┌──

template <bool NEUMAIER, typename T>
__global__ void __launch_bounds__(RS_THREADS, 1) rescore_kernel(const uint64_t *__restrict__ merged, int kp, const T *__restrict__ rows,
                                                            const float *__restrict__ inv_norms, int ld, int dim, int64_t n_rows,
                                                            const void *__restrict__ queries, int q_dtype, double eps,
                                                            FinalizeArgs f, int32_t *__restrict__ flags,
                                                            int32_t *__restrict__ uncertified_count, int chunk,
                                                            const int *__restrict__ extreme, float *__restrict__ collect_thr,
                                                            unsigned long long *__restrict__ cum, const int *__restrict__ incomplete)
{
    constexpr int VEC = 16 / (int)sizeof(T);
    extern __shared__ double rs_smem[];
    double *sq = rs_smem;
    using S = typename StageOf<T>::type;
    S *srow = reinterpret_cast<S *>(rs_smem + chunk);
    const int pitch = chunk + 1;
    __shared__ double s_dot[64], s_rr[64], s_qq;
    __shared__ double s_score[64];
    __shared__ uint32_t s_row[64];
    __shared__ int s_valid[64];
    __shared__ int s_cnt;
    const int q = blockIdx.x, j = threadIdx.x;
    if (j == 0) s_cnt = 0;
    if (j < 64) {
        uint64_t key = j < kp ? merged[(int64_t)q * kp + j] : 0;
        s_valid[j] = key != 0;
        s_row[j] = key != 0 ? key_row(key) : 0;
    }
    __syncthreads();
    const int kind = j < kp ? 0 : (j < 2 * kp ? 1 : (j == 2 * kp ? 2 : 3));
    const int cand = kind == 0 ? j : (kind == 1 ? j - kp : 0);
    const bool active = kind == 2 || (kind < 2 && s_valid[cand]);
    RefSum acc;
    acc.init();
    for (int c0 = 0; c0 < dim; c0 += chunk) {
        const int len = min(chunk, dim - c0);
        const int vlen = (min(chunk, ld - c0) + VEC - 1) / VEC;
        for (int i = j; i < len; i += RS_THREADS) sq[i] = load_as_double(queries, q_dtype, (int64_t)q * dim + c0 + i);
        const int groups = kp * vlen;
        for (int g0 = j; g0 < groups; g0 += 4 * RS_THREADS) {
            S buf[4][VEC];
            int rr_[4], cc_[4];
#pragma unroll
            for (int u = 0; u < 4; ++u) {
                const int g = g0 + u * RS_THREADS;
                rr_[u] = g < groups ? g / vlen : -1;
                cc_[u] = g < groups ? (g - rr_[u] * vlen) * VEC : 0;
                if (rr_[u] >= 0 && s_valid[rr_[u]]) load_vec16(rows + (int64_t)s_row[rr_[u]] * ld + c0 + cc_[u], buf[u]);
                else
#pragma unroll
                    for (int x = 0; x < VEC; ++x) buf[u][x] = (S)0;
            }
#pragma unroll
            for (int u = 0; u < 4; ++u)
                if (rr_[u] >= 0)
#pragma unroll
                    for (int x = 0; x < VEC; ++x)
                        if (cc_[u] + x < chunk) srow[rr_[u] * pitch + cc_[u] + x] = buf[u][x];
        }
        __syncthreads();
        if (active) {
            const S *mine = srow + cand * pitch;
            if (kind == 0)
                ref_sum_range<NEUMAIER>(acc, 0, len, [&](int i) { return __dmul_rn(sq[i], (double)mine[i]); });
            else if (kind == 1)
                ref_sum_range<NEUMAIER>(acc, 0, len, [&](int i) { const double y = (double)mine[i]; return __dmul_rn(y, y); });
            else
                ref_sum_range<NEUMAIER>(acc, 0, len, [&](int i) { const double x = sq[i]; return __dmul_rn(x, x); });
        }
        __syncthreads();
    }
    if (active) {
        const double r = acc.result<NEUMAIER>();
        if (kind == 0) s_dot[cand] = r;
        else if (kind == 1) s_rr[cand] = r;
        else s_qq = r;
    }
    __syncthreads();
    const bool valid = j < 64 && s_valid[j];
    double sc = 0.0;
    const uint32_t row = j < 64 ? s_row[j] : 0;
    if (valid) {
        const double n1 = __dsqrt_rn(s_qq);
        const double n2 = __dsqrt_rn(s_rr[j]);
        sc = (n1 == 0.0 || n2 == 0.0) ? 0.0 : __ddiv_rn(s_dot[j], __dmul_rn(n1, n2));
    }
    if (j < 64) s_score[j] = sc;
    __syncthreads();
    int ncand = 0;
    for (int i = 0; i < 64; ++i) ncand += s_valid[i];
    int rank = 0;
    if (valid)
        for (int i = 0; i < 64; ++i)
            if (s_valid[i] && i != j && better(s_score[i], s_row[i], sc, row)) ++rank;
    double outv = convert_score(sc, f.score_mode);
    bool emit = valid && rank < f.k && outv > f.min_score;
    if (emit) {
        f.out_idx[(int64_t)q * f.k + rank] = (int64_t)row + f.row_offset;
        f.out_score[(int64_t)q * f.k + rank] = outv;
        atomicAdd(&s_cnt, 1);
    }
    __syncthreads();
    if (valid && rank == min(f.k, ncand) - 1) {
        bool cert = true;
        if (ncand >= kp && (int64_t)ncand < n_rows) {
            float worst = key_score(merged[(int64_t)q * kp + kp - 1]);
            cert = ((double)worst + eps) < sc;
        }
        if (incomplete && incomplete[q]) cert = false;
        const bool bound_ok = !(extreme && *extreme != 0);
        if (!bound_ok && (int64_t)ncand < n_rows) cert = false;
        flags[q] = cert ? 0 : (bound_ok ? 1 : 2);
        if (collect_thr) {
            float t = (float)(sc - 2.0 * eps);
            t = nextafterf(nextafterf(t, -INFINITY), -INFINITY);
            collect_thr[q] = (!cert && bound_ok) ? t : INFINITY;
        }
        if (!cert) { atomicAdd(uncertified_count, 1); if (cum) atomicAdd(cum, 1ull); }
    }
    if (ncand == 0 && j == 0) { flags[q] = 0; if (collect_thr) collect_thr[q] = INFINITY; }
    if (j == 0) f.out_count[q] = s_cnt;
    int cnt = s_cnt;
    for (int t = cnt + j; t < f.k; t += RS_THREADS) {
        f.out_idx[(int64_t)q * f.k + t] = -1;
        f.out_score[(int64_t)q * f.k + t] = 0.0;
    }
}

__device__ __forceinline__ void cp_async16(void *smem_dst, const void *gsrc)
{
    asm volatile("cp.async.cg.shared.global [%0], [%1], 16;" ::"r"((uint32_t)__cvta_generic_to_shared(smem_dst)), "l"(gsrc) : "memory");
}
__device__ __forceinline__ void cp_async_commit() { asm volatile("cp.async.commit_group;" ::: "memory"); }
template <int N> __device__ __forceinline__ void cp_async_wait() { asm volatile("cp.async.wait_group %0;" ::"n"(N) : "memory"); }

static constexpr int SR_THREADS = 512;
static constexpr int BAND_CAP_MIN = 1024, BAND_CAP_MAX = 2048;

└──
┌──

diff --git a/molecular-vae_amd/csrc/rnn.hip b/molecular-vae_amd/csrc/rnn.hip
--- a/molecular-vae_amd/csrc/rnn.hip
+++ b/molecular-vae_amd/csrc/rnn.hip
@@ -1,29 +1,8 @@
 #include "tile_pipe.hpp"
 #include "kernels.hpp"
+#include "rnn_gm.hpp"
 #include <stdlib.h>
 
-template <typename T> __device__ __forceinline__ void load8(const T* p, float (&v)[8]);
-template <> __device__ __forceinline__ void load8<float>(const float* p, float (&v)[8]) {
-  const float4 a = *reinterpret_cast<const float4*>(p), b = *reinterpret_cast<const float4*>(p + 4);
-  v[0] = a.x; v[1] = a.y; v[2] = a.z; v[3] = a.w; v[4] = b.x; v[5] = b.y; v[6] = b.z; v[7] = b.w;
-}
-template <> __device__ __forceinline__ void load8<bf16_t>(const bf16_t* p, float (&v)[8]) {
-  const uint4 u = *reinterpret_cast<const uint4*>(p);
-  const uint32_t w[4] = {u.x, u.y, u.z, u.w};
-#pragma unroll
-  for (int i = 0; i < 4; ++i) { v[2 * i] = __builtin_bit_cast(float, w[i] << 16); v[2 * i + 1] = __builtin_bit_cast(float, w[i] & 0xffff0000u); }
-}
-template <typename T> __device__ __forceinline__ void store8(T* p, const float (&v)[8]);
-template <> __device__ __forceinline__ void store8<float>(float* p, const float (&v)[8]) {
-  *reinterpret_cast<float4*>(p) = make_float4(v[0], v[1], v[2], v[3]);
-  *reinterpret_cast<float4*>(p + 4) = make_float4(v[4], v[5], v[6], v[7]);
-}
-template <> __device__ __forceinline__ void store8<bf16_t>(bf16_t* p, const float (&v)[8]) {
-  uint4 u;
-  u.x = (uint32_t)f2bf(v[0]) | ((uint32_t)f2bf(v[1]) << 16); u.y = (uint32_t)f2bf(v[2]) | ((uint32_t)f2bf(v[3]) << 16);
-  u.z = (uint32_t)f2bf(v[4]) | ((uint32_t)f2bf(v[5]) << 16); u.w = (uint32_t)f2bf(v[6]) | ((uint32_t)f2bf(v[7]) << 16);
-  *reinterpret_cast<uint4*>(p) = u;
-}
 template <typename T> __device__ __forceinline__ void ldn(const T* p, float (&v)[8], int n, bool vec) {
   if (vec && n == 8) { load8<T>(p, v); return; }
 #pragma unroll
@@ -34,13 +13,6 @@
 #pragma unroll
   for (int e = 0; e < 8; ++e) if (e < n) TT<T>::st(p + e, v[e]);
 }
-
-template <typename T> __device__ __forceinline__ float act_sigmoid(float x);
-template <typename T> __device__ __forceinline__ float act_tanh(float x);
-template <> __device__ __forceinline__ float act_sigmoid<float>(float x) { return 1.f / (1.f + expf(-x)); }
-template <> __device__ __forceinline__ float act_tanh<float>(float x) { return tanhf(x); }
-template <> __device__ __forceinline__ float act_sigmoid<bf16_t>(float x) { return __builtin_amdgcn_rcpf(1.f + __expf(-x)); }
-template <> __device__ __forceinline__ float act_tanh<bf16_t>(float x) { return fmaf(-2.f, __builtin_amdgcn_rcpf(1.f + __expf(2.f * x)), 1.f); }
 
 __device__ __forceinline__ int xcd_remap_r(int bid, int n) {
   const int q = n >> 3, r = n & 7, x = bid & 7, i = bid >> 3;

└──

§ **WHAT YOU SHOULD DO**
Your task is to restate, word for word, only those lines above that fall between the line holding "const bool active" and the line holding "cc_[u] = g < groups", inclusive.

§ **SOLUTION BELOW**
    const bool active = kind == 2 || (kind < 2 && s_valid[cand]);
    RefSum acc;
    acc.init();
    for (int c0 = 0; c0 < dim; c0 += chunk) {
        const int len = min(chunk, dim - c0);
        const int vlen = (min(chunk, ld - c0) + VEC - 1) / VEC;
        for (int i = j; i < len; i += RS_THREADS) sq[i] = load_as_double(queries, q_dtype, (int64_t)q * dim + c0 + i);
        const int groups = kp * vlen;
        for (int g0 = j; g0 < groups; g0 += 4 * RS_THREADS) {
            S buf[4][VEC];
            int rr_[4], cc_[4];
#pragma unroll
            for (int u = 0; u < 4; ++u) {
                const int g = g0 + u * RS_THREADS;
                rr_[u] = g < groups ? g / vlen : -1;
                cc_[u] = g < groups ? (g - rr_[u] * vlen) * VEC : 0;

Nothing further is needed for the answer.